In line with the second main guiding research question of this dissertation – “Are higher-education dropouts worse off in terms of first labour market outcomes compared to upper-secondary education leavers with additional formal qualifications, such as higher-education or vocational training credentials?” – the results of this dissertation suggest that dropouts generally have lower occupational outcomes than higher-education graduates. If I compare the occupational positions of higher-education dropouts with those of vocational training graduates, however, I cannot detect any labour market disadvantage for dropouts. Furthermore, analysing the effectiveness of changing labour market conditions on occupational outcomes shows a strong resistance of higher- education dropouts to different labour market conditions in Germany. In summary, this dissertation proves that higher-education non-completion has consequences for first labour market outcomes, but that they are not as strong as expected.
Pulling it all together, this work shows that field-specific pre-tertiary experiences are important factors for explaining higher-education non-completion in Germany.

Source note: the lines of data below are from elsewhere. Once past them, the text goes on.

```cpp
bool Renderer::launch_shadow(const LaunchCtx& C, const uint32_t* cnt, uint8_t* occ_out, std::string& err) {
  const PathSet& L = *C.ps;
  const int v = (ds_.tri_only ? 1 : 0) | (C.count ? 2 : 0) | (trav_sh_ << 2);
  const int full = C.batch_lanes == 1 ? kTravVariants : 0;
  const uint32_t g = std::min(async_grid(C, grid_sh_[v + full], 100), spill_grid(L));
  DevScene ds = ds_;
  ds.probe = probe_slot(C, 3, g);
#define WPT_SH(T, CN, F)                                                                                        \
  k_shadow<T, CN, F><<<g, kTBlock, 0, C.stream>>>(ds, cnt, L.so, L.sd, L.sc, L.col, occ_out, L.spill, d_work_, \
                                                 d_fallback_)
  switch (v) {
    case 0: LAUNCH_TIMED(C, 3, shadow, n_shadow, WPT_SH(false, false, 0)); break;
    case 1: LAUNCH_TIMED(C, 3, shadow, n_shadow, WPT_SH(true, false, 0)); break;
    case 2: LAUNCH_TIMED(C, 3, shadow, n_shadow, WPT_SH(false, true, 0)); break;
    case 3: LAUNCH_TIMED(C, 3, shadow, n_shadow, WPT_SH(true, true, 0)); break;
    case 4: LAUNCH_TIMED(C, 3, shadow, n_shadow, WPT_SH(false, false, 1)); break;
    case 5: LAUNCH_TIMED(C, 3, shadow, n_shadow, WPT_SH(true, false, 1)); break;
    case 6: LAUNCH_TIMED(C, 3, shadow, n_shadow, WPT_SH(false, true, 1)); break;
    default: LAUNCH_TIMED(C, 3, shadow, n_shadow, WPT_SH(true, true, 1)); break;
  }
#undef WPT_SH
  if (ds.probe && C.probe_res) {
    k_probe_add_sh<<<1, 1, 0, C.stream>>>(ds.probe, cnt + (kShResWord - 3));
    HIP_OK(hipGetLastError());
  }
  return true;
}

bool Renderer::launch_trace(const LaunchCtx& C, std::string& err) {
  const PathSet& L = *C.ps;
  const int b = C.bounce;
  const int v = (ds_.tri_only ? 1 : 0) | (C.count ? 2 : 0);
  const uint32_t g = std::min(async_grid(C, grid_tr_[v], trace_grid_pct_, 2), spill_grid(L));
  DevScene ds = ds_;
  ds.probe = probe_slot(C, 5, g);
#define WPT_TR(T, CN)                                                                                          \
  k_trace<T, CN><<<g, kTBlock, 0, C.stream>>>(ds, L.ro[b & 1], L.rd[b & 1], L.ext_count(b), L.hit_t(C.hit_sel), \
                                             L.hit_id(C.hit_sel), L.sh_count(b - 1), L.so, L.sd, L.sc, L.col,  \
                                             L.spill, d_work_)
  switch (v) {
    case 0: LAUNCH_TIMED(C, 5, trace, n_trace, WPT_TR(false, false)); break;
    case 1: LAUNCH_TIMED(C, 5, trace, n_trace, WPT_TR(true, false)); break;
    case 2: LAUNCH_TIMED(C, 5, trace, n_trace, WPT_TR(false, true)); break;
    default: LAUNCH_TIMED(C, 5, trace, n_trace, WPT_TR(true, true)); break;
  }
#undef WPT_TR
  if (ds.probe && C.probe_res) {
    k_probe_add<<<1, 1, 0, C.stream>>>(ds.probe, C.probe_res);
    k_probe_add_sh<<<1, 1, 0, C.stream>>>(ds.probe, L.sh_count(b - 1) + (kShResWord - 3));
    HIP_OK(hipGetLastError());
  }
  return true;
}

uint4* Renderer::probe_slot(const LaunchCtx& C, int kernel, uint32_t grid) {
  if (probe_used_ >= probe_cap_) return nullptr;
  const uint32_t waves = grid * (kTBlock / 64);
  if (!d_probe_) {
    probe_waves_ = max_grid() * (kTBlock / 64);
    const uint64_t cap_max = (1ull << 28) / std::max<uint32_t>(probe_waves_, 1);
    probe_cap_ = (uint32_t)std::min<uint64_t>(probe_cap_, cap_max);
    if (hipMalloc(&d_probe_, sizeof(uint4) * (size_t)probe_waves_ * probe_cap_) != hipSuccess) {
      d_probe_ = nullptr;
      probe_cap_ = 0;
      return nullptr;
    }
  }
  if (waves > probe_waves_) return nullptr;
// ... 827 lines not shown
```

wasm-pathtracer_amd/interface.py:

```python
import ctypes

import numpy as np

from ._lib import lib

OK = 0
ERR_NOT_INIT, ERR_ALREADY_INIT, ERR_INVALID_SCENE, ERR_INVALID_ARG = -1, -2, -3, -4
ERR_UNSUPPORTED, ERR_DEVICE, ERR_NO_MESH = -5, -6, -7
NO_NEE, NORMAL_NEE, PNEE = 0, 1, 2


class WptError(RuntimeError):
    def __init__(self, code, msg):
        super().__init__(f"[{code}] {msg}")
        self.code = code


def _check(rc):
    if rc < 0:
        raise WptError(rc, lib().wpt_last_error().decode())
    return rc
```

Furthermore, higher-education dropouts can benefit from pre-tertiary vocational qualifications when entering the labour market, since they ensure a smooth transition. In addition, the status of the first jobs of higher-education dropouts is relatively consistent with students who have a vocational training degree only (although the status is lower than higher-education graduates’ first jobs). Last but not least, the first occupational position of higher-education dropouts remains stable independent of the labour market conditions. Thus since higher-education dropouts find their way into the labour market, higher-education non-completion is not a waste of resources.